Copy every line from the records that holds the word "values".

(Data listing)

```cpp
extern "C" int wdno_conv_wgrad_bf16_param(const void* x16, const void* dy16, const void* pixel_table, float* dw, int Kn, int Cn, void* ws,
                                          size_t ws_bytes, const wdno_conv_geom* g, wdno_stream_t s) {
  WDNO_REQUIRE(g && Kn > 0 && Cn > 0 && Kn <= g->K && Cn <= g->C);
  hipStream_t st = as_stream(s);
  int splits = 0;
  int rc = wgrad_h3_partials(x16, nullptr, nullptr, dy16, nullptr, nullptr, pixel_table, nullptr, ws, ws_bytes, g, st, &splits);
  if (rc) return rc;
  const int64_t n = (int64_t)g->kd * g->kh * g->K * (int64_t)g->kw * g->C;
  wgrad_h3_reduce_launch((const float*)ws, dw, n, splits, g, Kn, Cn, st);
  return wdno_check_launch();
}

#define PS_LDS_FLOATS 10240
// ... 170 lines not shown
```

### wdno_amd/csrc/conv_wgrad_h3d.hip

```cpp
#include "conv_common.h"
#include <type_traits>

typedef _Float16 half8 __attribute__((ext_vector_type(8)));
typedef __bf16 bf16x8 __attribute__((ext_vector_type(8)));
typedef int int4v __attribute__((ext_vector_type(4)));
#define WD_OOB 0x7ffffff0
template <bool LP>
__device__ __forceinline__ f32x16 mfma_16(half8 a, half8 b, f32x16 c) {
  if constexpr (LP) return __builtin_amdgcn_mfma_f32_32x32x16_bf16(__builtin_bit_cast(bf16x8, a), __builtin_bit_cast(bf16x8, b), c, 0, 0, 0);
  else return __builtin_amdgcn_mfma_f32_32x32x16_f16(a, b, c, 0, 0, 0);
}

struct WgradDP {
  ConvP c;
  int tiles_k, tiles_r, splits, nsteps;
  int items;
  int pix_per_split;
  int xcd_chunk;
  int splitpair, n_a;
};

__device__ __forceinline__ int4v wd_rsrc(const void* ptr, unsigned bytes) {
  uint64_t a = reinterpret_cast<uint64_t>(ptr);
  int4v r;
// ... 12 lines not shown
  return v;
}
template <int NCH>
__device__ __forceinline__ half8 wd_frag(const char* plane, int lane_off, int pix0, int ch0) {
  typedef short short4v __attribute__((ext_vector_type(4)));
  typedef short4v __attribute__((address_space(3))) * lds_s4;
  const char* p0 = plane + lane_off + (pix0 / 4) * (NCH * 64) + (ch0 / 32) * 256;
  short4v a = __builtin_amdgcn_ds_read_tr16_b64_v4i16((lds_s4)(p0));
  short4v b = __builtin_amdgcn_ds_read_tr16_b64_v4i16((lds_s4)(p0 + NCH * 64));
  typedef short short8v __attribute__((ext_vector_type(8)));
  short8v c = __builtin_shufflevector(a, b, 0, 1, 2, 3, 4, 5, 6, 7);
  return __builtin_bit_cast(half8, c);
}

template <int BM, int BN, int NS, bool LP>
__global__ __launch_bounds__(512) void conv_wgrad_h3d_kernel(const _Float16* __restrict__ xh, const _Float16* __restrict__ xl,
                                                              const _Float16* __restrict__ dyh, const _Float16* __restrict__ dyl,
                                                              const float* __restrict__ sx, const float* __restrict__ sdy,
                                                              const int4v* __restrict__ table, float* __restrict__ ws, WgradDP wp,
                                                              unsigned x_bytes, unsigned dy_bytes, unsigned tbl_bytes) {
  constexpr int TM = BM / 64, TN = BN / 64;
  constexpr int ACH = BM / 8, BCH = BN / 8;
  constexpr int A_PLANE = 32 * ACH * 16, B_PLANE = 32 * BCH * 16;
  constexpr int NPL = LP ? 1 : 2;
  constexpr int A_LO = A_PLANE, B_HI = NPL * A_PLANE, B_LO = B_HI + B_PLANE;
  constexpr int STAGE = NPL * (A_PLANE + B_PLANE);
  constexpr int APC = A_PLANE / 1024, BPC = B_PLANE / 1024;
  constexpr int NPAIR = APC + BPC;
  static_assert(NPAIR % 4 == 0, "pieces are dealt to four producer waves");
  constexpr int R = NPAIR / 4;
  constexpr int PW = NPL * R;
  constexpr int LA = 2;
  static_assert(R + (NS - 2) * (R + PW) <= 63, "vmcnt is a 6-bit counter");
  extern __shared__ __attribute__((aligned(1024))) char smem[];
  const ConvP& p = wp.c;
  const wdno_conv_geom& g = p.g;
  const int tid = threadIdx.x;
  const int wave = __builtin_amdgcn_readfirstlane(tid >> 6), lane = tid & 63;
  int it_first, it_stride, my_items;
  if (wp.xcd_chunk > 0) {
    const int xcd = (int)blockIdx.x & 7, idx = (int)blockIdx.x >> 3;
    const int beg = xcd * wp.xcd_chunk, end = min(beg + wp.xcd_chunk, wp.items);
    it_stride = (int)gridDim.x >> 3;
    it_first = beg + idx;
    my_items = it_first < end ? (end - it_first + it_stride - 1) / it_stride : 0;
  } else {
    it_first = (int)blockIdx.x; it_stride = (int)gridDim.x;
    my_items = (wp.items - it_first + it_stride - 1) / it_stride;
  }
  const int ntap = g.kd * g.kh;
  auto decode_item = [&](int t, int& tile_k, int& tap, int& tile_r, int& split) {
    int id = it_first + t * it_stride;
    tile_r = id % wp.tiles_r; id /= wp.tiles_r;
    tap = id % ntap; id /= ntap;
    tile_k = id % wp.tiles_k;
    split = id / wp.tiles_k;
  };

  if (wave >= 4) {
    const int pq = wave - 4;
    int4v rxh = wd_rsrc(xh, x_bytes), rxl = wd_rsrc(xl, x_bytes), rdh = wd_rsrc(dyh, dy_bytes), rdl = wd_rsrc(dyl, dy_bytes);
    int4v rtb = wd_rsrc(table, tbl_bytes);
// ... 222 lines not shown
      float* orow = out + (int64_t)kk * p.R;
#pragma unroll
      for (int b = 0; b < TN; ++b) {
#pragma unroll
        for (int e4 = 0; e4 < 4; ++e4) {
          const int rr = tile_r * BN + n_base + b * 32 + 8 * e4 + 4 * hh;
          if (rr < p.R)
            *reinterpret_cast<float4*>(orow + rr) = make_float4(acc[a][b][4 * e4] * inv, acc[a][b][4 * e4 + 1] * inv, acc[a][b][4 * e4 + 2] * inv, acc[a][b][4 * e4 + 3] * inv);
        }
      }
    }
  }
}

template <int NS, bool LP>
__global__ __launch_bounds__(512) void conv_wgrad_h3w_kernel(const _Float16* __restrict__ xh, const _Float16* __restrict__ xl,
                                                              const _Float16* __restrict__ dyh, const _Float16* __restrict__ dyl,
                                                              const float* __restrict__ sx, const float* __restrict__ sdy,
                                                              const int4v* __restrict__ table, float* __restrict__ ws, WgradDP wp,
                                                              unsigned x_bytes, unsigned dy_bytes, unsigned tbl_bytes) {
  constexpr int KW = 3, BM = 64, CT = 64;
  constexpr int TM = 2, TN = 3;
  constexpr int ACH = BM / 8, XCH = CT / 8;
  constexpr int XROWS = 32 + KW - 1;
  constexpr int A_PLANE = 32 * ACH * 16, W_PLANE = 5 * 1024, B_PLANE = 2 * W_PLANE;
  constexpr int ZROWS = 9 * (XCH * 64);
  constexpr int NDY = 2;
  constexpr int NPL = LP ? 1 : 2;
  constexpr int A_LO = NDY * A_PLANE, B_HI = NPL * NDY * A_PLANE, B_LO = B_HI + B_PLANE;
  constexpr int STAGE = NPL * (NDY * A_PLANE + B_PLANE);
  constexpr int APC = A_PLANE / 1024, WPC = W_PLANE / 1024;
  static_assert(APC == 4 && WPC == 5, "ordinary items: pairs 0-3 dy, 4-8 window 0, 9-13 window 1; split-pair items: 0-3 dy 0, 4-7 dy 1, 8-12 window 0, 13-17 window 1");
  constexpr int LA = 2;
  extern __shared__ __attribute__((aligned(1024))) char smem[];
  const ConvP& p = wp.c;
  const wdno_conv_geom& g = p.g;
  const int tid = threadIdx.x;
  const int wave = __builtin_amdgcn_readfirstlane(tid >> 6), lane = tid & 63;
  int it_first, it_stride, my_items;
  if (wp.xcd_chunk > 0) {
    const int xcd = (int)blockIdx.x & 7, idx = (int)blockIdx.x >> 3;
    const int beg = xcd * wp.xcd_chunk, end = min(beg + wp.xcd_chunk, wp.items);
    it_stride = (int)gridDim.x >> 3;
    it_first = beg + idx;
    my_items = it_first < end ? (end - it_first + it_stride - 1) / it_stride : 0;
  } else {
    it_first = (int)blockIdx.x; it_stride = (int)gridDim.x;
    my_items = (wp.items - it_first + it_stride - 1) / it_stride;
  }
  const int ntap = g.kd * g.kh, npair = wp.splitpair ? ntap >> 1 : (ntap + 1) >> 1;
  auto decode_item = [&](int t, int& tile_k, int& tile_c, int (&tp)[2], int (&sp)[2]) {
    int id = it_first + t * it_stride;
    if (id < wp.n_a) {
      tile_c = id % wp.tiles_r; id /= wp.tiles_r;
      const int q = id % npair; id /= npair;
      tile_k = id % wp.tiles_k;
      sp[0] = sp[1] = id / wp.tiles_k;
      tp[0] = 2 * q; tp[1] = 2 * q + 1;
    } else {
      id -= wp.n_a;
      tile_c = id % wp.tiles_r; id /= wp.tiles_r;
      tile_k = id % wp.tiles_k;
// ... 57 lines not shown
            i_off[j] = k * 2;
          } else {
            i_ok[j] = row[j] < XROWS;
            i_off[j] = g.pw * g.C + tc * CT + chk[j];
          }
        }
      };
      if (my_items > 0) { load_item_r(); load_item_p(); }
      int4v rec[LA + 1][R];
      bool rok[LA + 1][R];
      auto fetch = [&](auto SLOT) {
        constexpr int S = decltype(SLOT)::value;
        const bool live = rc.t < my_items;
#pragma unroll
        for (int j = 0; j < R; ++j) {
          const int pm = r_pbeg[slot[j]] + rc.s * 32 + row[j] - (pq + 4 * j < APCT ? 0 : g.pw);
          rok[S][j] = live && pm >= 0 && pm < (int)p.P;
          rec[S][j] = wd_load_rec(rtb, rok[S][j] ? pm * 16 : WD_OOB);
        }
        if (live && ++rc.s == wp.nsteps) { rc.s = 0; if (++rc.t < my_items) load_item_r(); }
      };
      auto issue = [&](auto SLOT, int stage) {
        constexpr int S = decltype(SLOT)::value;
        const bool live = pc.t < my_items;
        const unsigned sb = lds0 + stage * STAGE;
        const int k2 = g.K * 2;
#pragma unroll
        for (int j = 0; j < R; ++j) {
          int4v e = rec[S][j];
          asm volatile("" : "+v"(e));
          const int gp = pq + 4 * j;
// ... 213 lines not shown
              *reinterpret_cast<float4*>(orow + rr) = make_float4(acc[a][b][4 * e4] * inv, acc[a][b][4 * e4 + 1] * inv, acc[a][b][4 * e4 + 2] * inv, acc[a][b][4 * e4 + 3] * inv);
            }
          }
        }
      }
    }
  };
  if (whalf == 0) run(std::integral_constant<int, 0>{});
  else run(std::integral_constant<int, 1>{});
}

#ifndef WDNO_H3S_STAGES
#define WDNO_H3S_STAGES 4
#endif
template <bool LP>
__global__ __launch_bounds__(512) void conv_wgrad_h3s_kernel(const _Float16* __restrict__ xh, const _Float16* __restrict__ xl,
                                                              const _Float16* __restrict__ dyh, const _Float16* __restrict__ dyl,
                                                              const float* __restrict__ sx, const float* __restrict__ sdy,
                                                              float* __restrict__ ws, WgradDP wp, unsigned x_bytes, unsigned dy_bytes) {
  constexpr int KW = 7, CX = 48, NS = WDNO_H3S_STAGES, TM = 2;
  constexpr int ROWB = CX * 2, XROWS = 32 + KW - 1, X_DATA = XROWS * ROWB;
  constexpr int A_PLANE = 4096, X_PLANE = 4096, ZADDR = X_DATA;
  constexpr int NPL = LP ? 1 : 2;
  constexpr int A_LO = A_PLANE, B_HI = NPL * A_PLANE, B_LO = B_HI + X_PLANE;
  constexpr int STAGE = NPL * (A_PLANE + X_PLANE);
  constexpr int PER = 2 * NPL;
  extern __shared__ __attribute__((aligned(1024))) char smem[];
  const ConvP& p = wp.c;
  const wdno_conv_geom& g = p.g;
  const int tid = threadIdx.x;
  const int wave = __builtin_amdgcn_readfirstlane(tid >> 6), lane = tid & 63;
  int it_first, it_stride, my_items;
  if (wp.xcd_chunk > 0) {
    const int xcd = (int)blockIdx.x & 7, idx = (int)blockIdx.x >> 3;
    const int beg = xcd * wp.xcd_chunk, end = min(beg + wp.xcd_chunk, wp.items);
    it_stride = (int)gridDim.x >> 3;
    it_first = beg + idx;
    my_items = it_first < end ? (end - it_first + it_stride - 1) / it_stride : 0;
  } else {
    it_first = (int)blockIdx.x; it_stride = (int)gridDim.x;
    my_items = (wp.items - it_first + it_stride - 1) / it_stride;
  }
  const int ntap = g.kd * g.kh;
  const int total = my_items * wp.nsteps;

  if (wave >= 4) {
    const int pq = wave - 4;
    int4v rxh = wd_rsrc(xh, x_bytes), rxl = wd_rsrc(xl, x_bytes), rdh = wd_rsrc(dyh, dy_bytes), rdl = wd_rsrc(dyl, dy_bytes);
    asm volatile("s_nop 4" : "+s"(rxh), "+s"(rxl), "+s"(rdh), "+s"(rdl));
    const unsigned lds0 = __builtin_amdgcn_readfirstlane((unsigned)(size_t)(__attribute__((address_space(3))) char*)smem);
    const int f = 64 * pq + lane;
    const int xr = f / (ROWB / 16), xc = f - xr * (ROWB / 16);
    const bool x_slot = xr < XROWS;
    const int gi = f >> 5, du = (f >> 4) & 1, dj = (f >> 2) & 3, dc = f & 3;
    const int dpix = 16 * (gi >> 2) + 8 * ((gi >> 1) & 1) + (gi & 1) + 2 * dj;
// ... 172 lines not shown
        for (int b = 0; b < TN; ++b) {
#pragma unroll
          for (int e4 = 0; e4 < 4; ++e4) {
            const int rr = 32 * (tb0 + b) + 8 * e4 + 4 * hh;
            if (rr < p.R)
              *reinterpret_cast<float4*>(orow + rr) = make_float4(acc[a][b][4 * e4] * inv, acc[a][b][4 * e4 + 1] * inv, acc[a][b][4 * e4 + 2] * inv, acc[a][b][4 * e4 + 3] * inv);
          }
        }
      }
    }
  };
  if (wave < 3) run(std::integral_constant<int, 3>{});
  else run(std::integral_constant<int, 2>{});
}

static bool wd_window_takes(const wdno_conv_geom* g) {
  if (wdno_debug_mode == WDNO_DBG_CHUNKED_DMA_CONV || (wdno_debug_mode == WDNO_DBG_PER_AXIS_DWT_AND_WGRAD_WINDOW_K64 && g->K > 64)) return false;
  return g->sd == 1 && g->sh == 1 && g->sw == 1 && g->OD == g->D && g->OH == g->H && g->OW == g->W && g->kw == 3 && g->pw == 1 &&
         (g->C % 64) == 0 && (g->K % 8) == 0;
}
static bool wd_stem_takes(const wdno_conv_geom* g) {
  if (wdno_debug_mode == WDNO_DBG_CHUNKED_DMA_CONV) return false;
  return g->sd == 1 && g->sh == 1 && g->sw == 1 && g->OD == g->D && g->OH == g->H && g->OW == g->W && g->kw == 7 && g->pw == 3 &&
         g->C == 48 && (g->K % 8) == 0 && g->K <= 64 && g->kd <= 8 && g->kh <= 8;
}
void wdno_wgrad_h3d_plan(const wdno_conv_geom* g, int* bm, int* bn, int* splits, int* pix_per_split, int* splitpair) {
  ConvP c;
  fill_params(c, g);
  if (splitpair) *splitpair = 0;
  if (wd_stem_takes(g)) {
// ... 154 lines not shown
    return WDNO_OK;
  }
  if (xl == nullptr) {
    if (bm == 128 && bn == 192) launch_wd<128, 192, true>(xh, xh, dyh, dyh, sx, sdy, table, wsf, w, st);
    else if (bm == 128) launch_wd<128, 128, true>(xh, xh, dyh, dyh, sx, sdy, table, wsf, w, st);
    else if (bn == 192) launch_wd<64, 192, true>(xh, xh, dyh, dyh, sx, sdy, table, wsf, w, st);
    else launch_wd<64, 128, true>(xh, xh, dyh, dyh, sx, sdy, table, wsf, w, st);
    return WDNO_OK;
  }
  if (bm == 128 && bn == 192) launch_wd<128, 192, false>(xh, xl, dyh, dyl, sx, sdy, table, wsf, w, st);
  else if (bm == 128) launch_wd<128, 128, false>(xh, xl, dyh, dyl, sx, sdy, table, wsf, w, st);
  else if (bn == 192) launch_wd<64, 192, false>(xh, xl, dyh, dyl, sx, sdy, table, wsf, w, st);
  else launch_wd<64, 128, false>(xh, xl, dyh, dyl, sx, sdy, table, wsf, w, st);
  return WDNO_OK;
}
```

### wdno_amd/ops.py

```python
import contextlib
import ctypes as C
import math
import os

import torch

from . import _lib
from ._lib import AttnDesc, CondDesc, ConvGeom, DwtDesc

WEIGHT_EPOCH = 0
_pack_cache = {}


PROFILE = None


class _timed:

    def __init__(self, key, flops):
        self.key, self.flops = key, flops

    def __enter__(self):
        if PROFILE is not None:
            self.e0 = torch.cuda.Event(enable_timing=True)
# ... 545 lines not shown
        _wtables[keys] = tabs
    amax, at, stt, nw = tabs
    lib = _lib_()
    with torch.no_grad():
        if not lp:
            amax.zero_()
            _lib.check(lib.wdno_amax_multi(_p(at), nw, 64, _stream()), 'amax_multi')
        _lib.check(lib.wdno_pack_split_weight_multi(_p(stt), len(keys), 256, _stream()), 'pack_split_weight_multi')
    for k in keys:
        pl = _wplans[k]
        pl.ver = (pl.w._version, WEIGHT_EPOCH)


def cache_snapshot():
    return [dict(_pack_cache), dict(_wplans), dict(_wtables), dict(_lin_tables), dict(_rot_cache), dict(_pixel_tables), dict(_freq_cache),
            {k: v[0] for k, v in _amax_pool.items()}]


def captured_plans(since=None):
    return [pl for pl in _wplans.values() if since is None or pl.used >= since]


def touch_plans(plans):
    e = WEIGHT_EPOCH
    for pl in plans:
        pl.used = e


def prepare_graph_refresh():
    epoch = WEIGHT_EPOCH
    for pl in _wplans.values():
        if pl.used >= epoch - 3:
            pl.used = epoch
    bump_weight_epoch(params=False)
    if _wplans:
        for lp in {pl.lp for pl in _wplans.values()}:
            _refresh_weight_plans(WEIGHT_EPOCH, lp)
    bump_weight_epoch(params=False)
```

(End Data listing)

## Completed task
    return [pl for pl in _wplans.values() if since is None or pl.used >= since]
    for pl in _wplans.values():
        for lp in {pl.lp for pl in _wplans.values()}:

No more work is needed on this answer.